int tc_plan(const DeviceInfo& dev, const mugd_gemm& g, const mugd_gemm* next, TcPlanned* out) {
    MUGD_REQUIRE(gemm_tc_supported(g), "gemm_tc: unsupported shape/operands");
    int rc = tc_validate_fusions(g);
    if (rc != MUGD_OK) return rc;
    const TcGeometry t = tc_geometry(g, dev.sm_count, g.split_k);
    const TcParams::Hot& h = t.hot;
    if (h.splits > 1) {
        MUGD_REQUIRE(g.workspace, "gemm_tc: split-K needs a workspace");
        MUGD_REQUIRE(g.workspace_bytes >= t.ws_floats * 4, "gemm_tc: workspace too small (%lld < %lld)", (long long)g.workspace_bytes,
                     (long long)t.ws_floats * 4);
    }
    const cuuint32_t a_box[3] = {(cuuint32_t)TC_BK, (cuuint32_t)h.box_l, (cuuint32_t)h.box_b};
    for (int tap = 0; tap < 3; ++tap) {
        if (tap > 0 && g.conv_mode != MUGD_CONV_DOWN) { out->maps[tap] = out->maps[0]; continue; }
        const bool down = g.conv_mode == MUGD_CONV_DOWN;
        const cuuint64_t rows = down ? (cuuint64_t)(h.Lrows - (tap == 2 ? 1 : 0)) : (cuuint64_t)h.Lrows;
        const cuuint64_t sample_rows = down ? (cuuint64_t)g.Lin : (cuuint64_t)h.Lrows;
        const cuuint64_t dims[3] = {(cuuint64_t)g.K, rows, (cuuint64_t)h.Bs};
        const cuuint64_t strides[2] = {(cuuint64_t)g.lda * 4 * (down ? 2 : 1), sample_rows * (cuuint64_t)g.lda * 4};
        rc = encode_f32_tma(&out->maps[tap], g.A + (down ? (int64_t)tap * g.lda : 0), 3, dims, strides, a_box, CU_TENSOR_MAP_L2_PROMOTION_L2_128B,
                            "gemm_tc A");
        if (rc != MUGD_OK) return rc;
    }
    if (g.K2 > 0) {
        const cuuint64_t dims[3] = {(cuuint64_t)g.K2, (cuuint64_t)h.Lrows, (cuuint64_t)h.Bs};
        const cuuint64_t strides[2] = {(cuuint64_t)g.lda2 * 4, (cuuint64_t)h.Lrows * (cuuint64_t)g.lda2 * 4};
        rc = encode_f32_tma(&out->maps[3], g.A2, 3, dims, strides, a_box, CU_TENSOR_MAP_L2_PROMOTION_L2_128B, "gemm_tc A2");
        if (rc != MUGD_OK) return rc;
    } else {
        out->maps[3] = out->maps[0];
    }
    const cuuint64_t ktot = (cuuint64_t)g.taps * g.K + g.K2;
    const cuuint64_t w_dims[2] = {ktot, (cuuint64_t)g.N};
    const cuuint64_t w_strides[1] = {ktot * 4};
    const cuuint32_t w_box[2] = {(cuuint32_t)TC_BK, (cuuint32_t)t.BN};
    for (int w = 0; w < 2; ++w) {
        rc = encode_f32_tma(&out->maps[4 + w], w == 0 ? g.W_hi : g.W_lo, 2, w_dims, w_strides, w_box, CU_TENSOR_MAP_L2_PROMOTION_L2_256B,
                            "gemm_tc W");
        if (rc != MUGD_OK) return rc;
    }
    TcParams& p = out->p;
    memset(&p, 0, sizeof(p));
    p.hot = h;
    p.hot.single_pass = dev.tc_single_pass ? 1 : 0;
    p.g = g;
    p.ws = (float*)g.workspace;
    p.gy = t.gy;
    p.ln_invK = 1.0 / (double)g.K;
    if (next) {
        p.pf_hi = next->W_hi;
        p.pf_lo = p.hot.single_pass ? nullptr : next->W_lo;
        p.pf_bytes = (int64_t)next->N * ((int64_t)next->taps * next->K + next->K2) * 4;
    }
#ifdef MUGD_TC_TIMELINE
    p.dbg = g_tc_dbg;
#endif
    out->BN = t.BN;
    return MUGD_OK;
}
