@@ -878,7 +977,7 @@
 int launch_pool_l0_slots(const dagr_pool_desc *desc, const dagr_graph_desc *gdesc, void *graph_ws, const int32_t *xlo,
                          const int32_t *ylo, const float *x, int ldx, const float *pos, const PoolWs &ws,
                          const int16_t *nbr_code, const int32_t *nbr_src, const int32_t *deg, int64_t n_cap,
-                         hipStream_t stream) {
+                         hipStream_t stream, const L0Sample *sm = nullptr) {
     PixelIndex ix;
     graph_ws_index(gdesc, graph_ws, &ix);
     const int32_t *start = ix.start; const int2 *slot_it = ix.slot_it;
@@ -887,6 +986,14 @@
     const int row_keys = ix.W;
     const int C = desc->channels, W = gdesc->width, H = gdesc->height, K = gdesc->max_neighbors;
     const bool vec4 = C % 4 == 0 && ldx % 4 == 0 && ((uintptr_t)x & 15) == 0;
+    if (sm) {
+        DAGR_CHECK_ARG(sm->feat && sm->batch && sm->g.B >= 1 && sm->g.h >= 1 && sm->g.w >= 1 && W > 1 && H > 1,
+                       "sampled level-0 pooling: bad feature map");
+        DAGR_CHECK_ARG(vec4 && sm->Cf > 0 && sm->Cf % 4 == 0 && sm->g.C == sm->Cf && sm->coff >= 0 && sm->coff % 4 == 0 &&
+                           sm->coff + sm->Cf <= C && ((uintptr_t)sm->feat & 15) == 0,
+                       "sampled level-0 pooling: rows, map channels and column offset must be multiples of 4 floats, 16-byte "
+                       "aligned, and the sampled columns inside the pooled row");
+    }
     const bool ord = desc->keep_order != 0;
     const size_t per_slot = (size_t)C * (desc->aggr == 0 ? 4 : 8) + 36 + (ord ? 4 : 0);
     const size_t budget = (size_t)60 * 1024 - (size_t)(W + H) * 2 - 2048 - 1024;
@@ -898,15 +1005,23 @@
     const int gmult = C > 32 ? 2 : 1;
     const unsigned grid = (unsigned)std::max<int64_t>(1, std::min<int64_t>((int64_t)gmult * device_cu_count(),
                                                                           ceil_div(n_cap, kPoolL0Block)));
+#define DAGR_POOL_L0_LAUNCH_SAMPLED(KERNEL, AG)                                                                        \
+    KERNEL<AG><<<grid, kPoolL0Block, lds, stream>>>(*desc, W, H, (int)n_cap, VW, n_ptr, xlo, ylo, start, row_keys, slot_it, \
+                                                    slot_xyb, x, ldx, pos, ws, nbr_code, nbr_src, deg, K, gdesc->radius, *sm)
 #define DAGR_POOL_L0_LAUNCH(AG, VEC)                                                                                  \
     if (ord) DAGR_POOL_L0_LAUNCH_ORD(k_pool_l0_slots_ord, AG, VEC); else DAGR_POOL_L0_LAUNCH_ORD(k_pool_l0_slots, AG, VEC)
 #define DAGR_POOL_L0_LAUNCH_ORD(KERNEL, AG, VEC)                                                                      \
     KERNEL<AG, VEC><<<grid, kPoolL0Block, lds, stream>>>(*desc, W, H, (int)n_cap, VW, n_ptr, xlo, ylo, start, row_keys, slot_it, \
                                                                    slot_xyb, x, ldx, pos, ws, nbr_code, nbr_src, deg, K, \
                                                                    gdesc->radius)
-    if (desc->aggr == 0) { if (vec4) DAGR_POOL_L0_LAUNCH(0, 4); else DAGR_POOL_L0_LAUNCH(0, 1); }
-    else                 { if (vec4) DAGR_POOL_L0_LAUNCH(1, 4); else DAGR_POOL_L0_LAUNCH(1, 1); }
+    if (sm) {
+        if (desc->aggr == 0) { if (ord) DAGR_POOL_L0_LAUNCH_SAMPLED(k_pool_l0_slots_sampled_ord, 0); else DAGR_POOL_L0_LAUNCH_SAMPLED(k_pool_l0_slots_sampled, 0); }
+        else                 { if (ord) DAGR_POOL_L0_LAUNCH_SAMPLED(k_pool_l0_slots_sampled_ord, 1); else DAGR_POOL_L0_LAUNCH_SAMPLED(k_pool_l0_slots_sampled, 1); }
+    }
+    else if (desc->aggr == 0) { if (vec4) DAGR_POOL_L0_LAUNCH(0, 4); else DAGR_POOL_L0_LAUNCH(0, 1); }
+    else                      { if (vec4) DAGR_POOL_L0_LAUNCH(1, 4); else DAGR_POOL_L0_LAUNCH(1, 1); }
 #undef DAGR_POOL_L0_LAUNCH
+#undef DAGR_POOL_L0_LAUNCH_SAMPLED
 #undef DAGR_POOL_L0_LAUNCH_ORD
     DAGR_CHECK_LAUNCH();
     return DAGR_OK;
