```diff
@@ -368,7 +400,7 @@
             umma_bf16_ts(tmem_O, tmem_S + b * ATT_BKV + k * 8, dv + 2 * k, idesc_o, (k || !first) ? 1u : 0u);
         if constexpr (kSplit) {
           constexpr uint32_t idesc_o64 = umma_idesc_bf16(ATT_BQ, ATT_D);
-          const uint64_t dvl = umma_desc_sw128_kmajor(sb + SMEM::V_OFF + sv * SMEM::V_STAGE + SMEM::V_BYTES);
+          const uint64_t dvl = umma_desc_sw128_kmajor(sp + SMEM::V_OFF + sv * SMEM::V_STAGE + SMEM::V_BYTES);
 #pragma unroll
           for (int k = 0; k < ATT_BKV / 16; ++k) umma_bf16_ts(tmem_O, tmem_S + b * ATT_BKV + 32 + k * 8, dv + 2 * k, idesc_o, 1u);
 #pragma unroll
@@ -384,7 +416,11 @@
     const int r = quarter * 32 + lane;
     const uint32_t lane_addr = static_cast<uint32_t>(quarter * 32) << 16;
     uint32_t t = 0;
-    AttCursor c = att_first(total_items, stride, args);
+    AttCursor c = att_first(item0, total_items, stride, args);
+    const bool handover = npipe == 2 && !args.no_handover;
+    AttToken token{token_fin, pipe, false};
+    bool token_left = false;
+    if (handover && pipe == 1) token_left = token.end_turn(!c.valid);
 
     float ref = 0.f, alpha_pend = 1.f;
     __nv_bfloat16* out_ptr = nullptr;
@@ -443,7 +479,7 @@
     auto q_to_tmem = [&](int ii) {
       const int qb = ii & 1;
       mbar_wait(q_full + qb * 8, (ii >> 1) & 1);
-      const uint32_t qrow = sb + SMEM::Q_OFF + qb * SMEM::Q_STAGE + r * 128;
+      const uint32_t qrow = sp + SMEM::Q_OFF + qb * SMEM::Q_STAGE + r * 128;
       uint32_t q[32];
 #pragma unroll
       for (int cch = 0; cch < 8; ++cch) {
@@ -475,7 +511,7 @@
         const int q = c.q0 + r;
         out_ptr = (q < c.rows) ? args.ctx + static_cast<size_t>(c.row0 + q) * args.H + c.head * ATT_D : nullptr;
       }
-      const bool tr = kTrace && warp == 2 && lane == 0;
+      const bool tr = kTrace && role == 2 && lane == 0;
       if (tr) { ATT_TRACE(0, t, 0) }
       mbar_wait(s_full + b * 8, (t >> 1) & 1);
       tc_fence_after();
@@ -527,6 +563,8 @@
         tmem_st32(tS + 32, pl);
       } else if (c.j == c.tail_j) {
         uint32_t v[16], pq[8];
+        if (handover) token.take();
+        if (tr) { ATT_TRACE(0, t, 6) }
         tmem_ld16(tS, v);
         tmem_ld_wait();
         if (tr) { ATT_TRACE(0, t, 2) }
@@ -561,6 +599,8 @@
         tmem_ld32(tS + 32, v1);
         tmem_ld_wait();
         if (tr) { ATT_TRACE(0, t, 2) }
+        if (handover) token.take();
+        if (tr) { ATT_TRACE(0, t, 6) }
         if (first) {
           float m0 = fmaxf(__uint_as_float(v0[0]), __uint_as_float(v0[1]));
           float m1 = fmaxf(__uint_as_float(v1[0]), __uint_as_float(v1[1]));
@@ -602,6 +642,7 @@
         __syncwarp();
         tmem_st32(tS, pk);
       }
+      if (handover) token_left = token.end_turn(c.j == c.last_j && c.nitem >= total_items);
       if (tr) { ATT_TRACE(0, t, 3) }
 
       if (t > 0) {
@@ -647,6 +688,10 @@
       tc_fence_after();
       store_item(out_ptr);
     }
+    while (handover && !token_left) {
+      token.take();
+      token_left = token.end_turn(true);
+    }
   }
 
 #undef ATT_TRACE
diff --git a/multi-modal-early-exit_b200/csrc/engine.cu b/multi-modal-early-exit_b200/csrc/engine.cu
--- a/multi-modal-early-exit_b200/csrc/engine.cu
+++ b/multi-modal-early-exit_b200/csrc/engine.cu
@@ -627,7 +627,7 @@
     e->plan_qt_slot[i].alloc(static_cast<size_t>(B) * max_qt, true);
     e->plan_n_qt[i].alloc(1, true);
   }
-  e->att_trace.alloc(4096, true);
+  e->att_trace.alloc(8192, true);
   e->t_ctx = make_tmap_2d_sw128(e->CTX.p, M, H, H, 128);
   e->t_a1 = make_tmap_2d_sw128(e->A1.p, M, H, H, 128);
   e->t_mid = make_tmap_2d_sw128(e->MID.p, M, I, I, 128);
@@ -1036,12 +1036,14 @@
     aa.ctx = e->CTX.p; aa.ctx_lo = e->CTXlo.p; aa.H = H; aa.heads = heads; aa.seq = S;
     aa.tail16 = (e->tail16 && !split) ? 1 : 0;
     aa.experiment = getenv("MMEE_ATT_EXPERIMENT") ? atoi(getenv("MMEE_ATT_EXPERIMENT")) : 0; aa.err_flag = e->err_flags.p; aa.trace = e->att_trace.p;
+    static const bool no_handover = getenv("MMEE_ATT_NO_HANDOVER") != nullptr;
+    aa.no_handover = no_handover ? 1 : 0;
     {
       static bool configured_dev[64] = {};
       bool& configured = configured_dev[e->device & 63];
       if (!configured) {
-        CUDA_OK(cudaFuncSetAttribute(attention_kernel<false, false>, cudaFuncAttributeMaxDynamicSharedMemorySize, AttSmem::DYN_BYTES + 16 * 1024));
-        CUDA_OK(cudaFuncSetAttribute(attention_kernel<true, false>, cudaFuncAttributeMaxDynamicSharedMemorySize, AttSmem::DYN_BYTES + 16 * 1024));
+        CUDA_OK(cudaFuncSetAttribute(attention_kernel<false, false>, cudaFuncAttributeMaxDynamicSharedMemorySize, AttSmem::DYN_BYTES));
+        CUDA_OK(cudaFuncSetAttribute(attention_kernel<true, false>, cudaFuncAttributeMaxDynamicSharedMemorySize, AttSmem::DYN_BYTES));
         CUDA_OK(cudaFuncSetAttribute(attention_kernel<false, true>, cudaFuncAttributeMaxDynamicSharedMemorySize, AttSmemT<true>::DYN_BYTES));
         configured = true;
       }
@@ -1049,15 +1051,13 @@
       am.q = e->t_qk; am.k = e->t_k64; am.vt = e->t_vt; am.bias = e->t_bias;
       if (split) { am.q_lo = e->t_qk_lo; am.k_lo = e->t_k64_lo; am.vt_lo = e->t_vt_lo; am.bias_lo = e->t_bias_lo; }
       else { am.q_lo = e->t_qk; am.k_lo = e->t_k64; am.vt_lo = e->t_vt; am.bias_lo = e->t_bias; }
-      static const bool one_cta = getenv("MMEE_ATT_ONE_CTA") != nullptr;
-      const int att_grid = e->sms * ((split || one_cta) ? 1 : ATT_CTAS_PER_SM);
-      const size_t att_smem = AttSmem::DYN_BYTES + (one_cta ? 16 * 1024 : 0);
+      const int att_grid = e->sms;
       if (split)
-        attention_kernel<false, true><<<att_grid, ATT_THREADS, AttSmemT<true>::DYN_BYTES, st>>>(am, aa);
+        attention_kernel<false, true><<<att_grid, AttSmemT<true>::THREADS, AttSmemT<true>::DYN_BYTES, st>>>(am, aa);
       else if (e->trace_on && l == 0)
-        attention_kernel<true, false><<<att_grid, ATT_THREADS, att_smem, st>>>(am, aa);
+        attention_kernel<true, false><<<att_grid, AttSmem::THREADS, AttSmem::DYN_BYTES, st>>>(am, aa);
       else
-        attention_kernel<false, false><<<att_grid, ATT_THREADS, att_smem, st>>>(am, aa);
+        attention_kernel<false, false><<<att_grid, AttSmem::THREADS, AttSmem::DYN_BYTES, st>>>(am, aa);
       CUDA_OK(cudaGetLastError());
       e->launches++;
     }
diff --git a/profiles/att_trace_pipelines.py b/profiles/att_trace_pipelines.py
--- /dev/null
+++ b/profiles/att_trace_pipelines.py
@@ -0,0 +1,44 @@
+import os, sys
+import numpy as np, torch
+ROOT = os.path.dirname(os.path.dirname(os.path.abspath(__file__)))
+sys.path.insert(0, ROOT); sys.path.insert(0, os.path.join(ROOT, "multi-modal-early-exit_b200"))
+from mmee import synth
+from mmee.config import ExitConfig, ModelDims
+from mmee.model import B200EEForSequenceClassification
+
+n = int(sys.argv[1]) if len(sys.argv) > 1 else 256
+dims = ModelDims.base(layers=1)
+ee = ExitConfig.from_dict(dict(exits=["text_visual_concat", 1], encoder_layer_strategy="ramp", inference_strategy="max_confidence"))
+sd = synth.make_state_dict(dims, ee, seed=0)
+docs = synth.make_docs(dims, n, seed=3, pad=False)
+model = B200EEForSequenceClassification(dims, ee, sd, device=0, max_batch=n)
+dev = {k: v.cuda() for k, v in docs.items()}
+model.forward(**dev); torch.cuda.synchronize()
+model._lib.mmee_set_profiling(model._h, 2)
+model.forward(**dev); torch.cuda.synchronize()
+tr = model.debug_read("ATT_TRACE", np.int64, 8192)
+blk = lambda p, role: tr[(p * 3 + role) * 1024:(p * 3 + role) * 1024 + 768].reshape(96, 8)
+t0 = min(int(blk(p, 0)[0, 0]) for p in range(2) if blk(p, 0)[0, 0])
+for p in range(2):
+    sm = blk(p, 0)
+    print(f"=== pipeline {p}: softmax warp 2 | tile @start | s_full wait, tmem ld, token wait, exp+st, o_full wait, "
+          f"fence+arrive | tile period | exp phase @start .. @end")
+    for t in range(1, 50):
+        r = sm[t]
+        if r[0] == 0: break
+        d4 = r[4] if r[4] else r[3]
+        tok = r[6] if r[6] else r[2]
+        start = max(tok, r[2])
+        print(f"{t:3d} @{r[0]-t0:8d} | {r[1]-r[0]:6d} {r[2]-r[1]:6d} {max(tok-r[2], 0):6d} {r[3]-start:6d} "
+              f"{d4-r[3]:6d} {r[5]-d4:6d} | {sm[t+1,0]-r[0] if sm[t+1,0] else 0:6d} | @{start-t0:8d} .. @{r[3]-t0:8d}")
+ph = []
+for p in range(2):
+    sm = blk(p, 0)
+    for t in range(1, 96):
+        r = sm[t]
+        if r[0] == 0: break
+        ph.append((max(r[6] if r[6] else r[2], r[2]) - t0, r[3] - t0, p))
+ph.sort()
+ov = sum(max(0, min(a[1], b[1]) - b[0]) for a, b in zip(ph, ph[1:]) if a[2] != b[2])
+print(f"exp phases in time order (pipeline of each): {''.join(str(x[2]) for x in ph[:60])}")
+print(f"cycles in which the two pipelines' exp phases overlap: {ov} of {ph[-1][1] - ph[0][0]}")
```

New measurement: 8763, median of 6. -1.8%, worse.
* * *
**Problem:** Exactly how many lines in the records above hold the string "alloc"? Reply with that number only.

**Solution below:** 4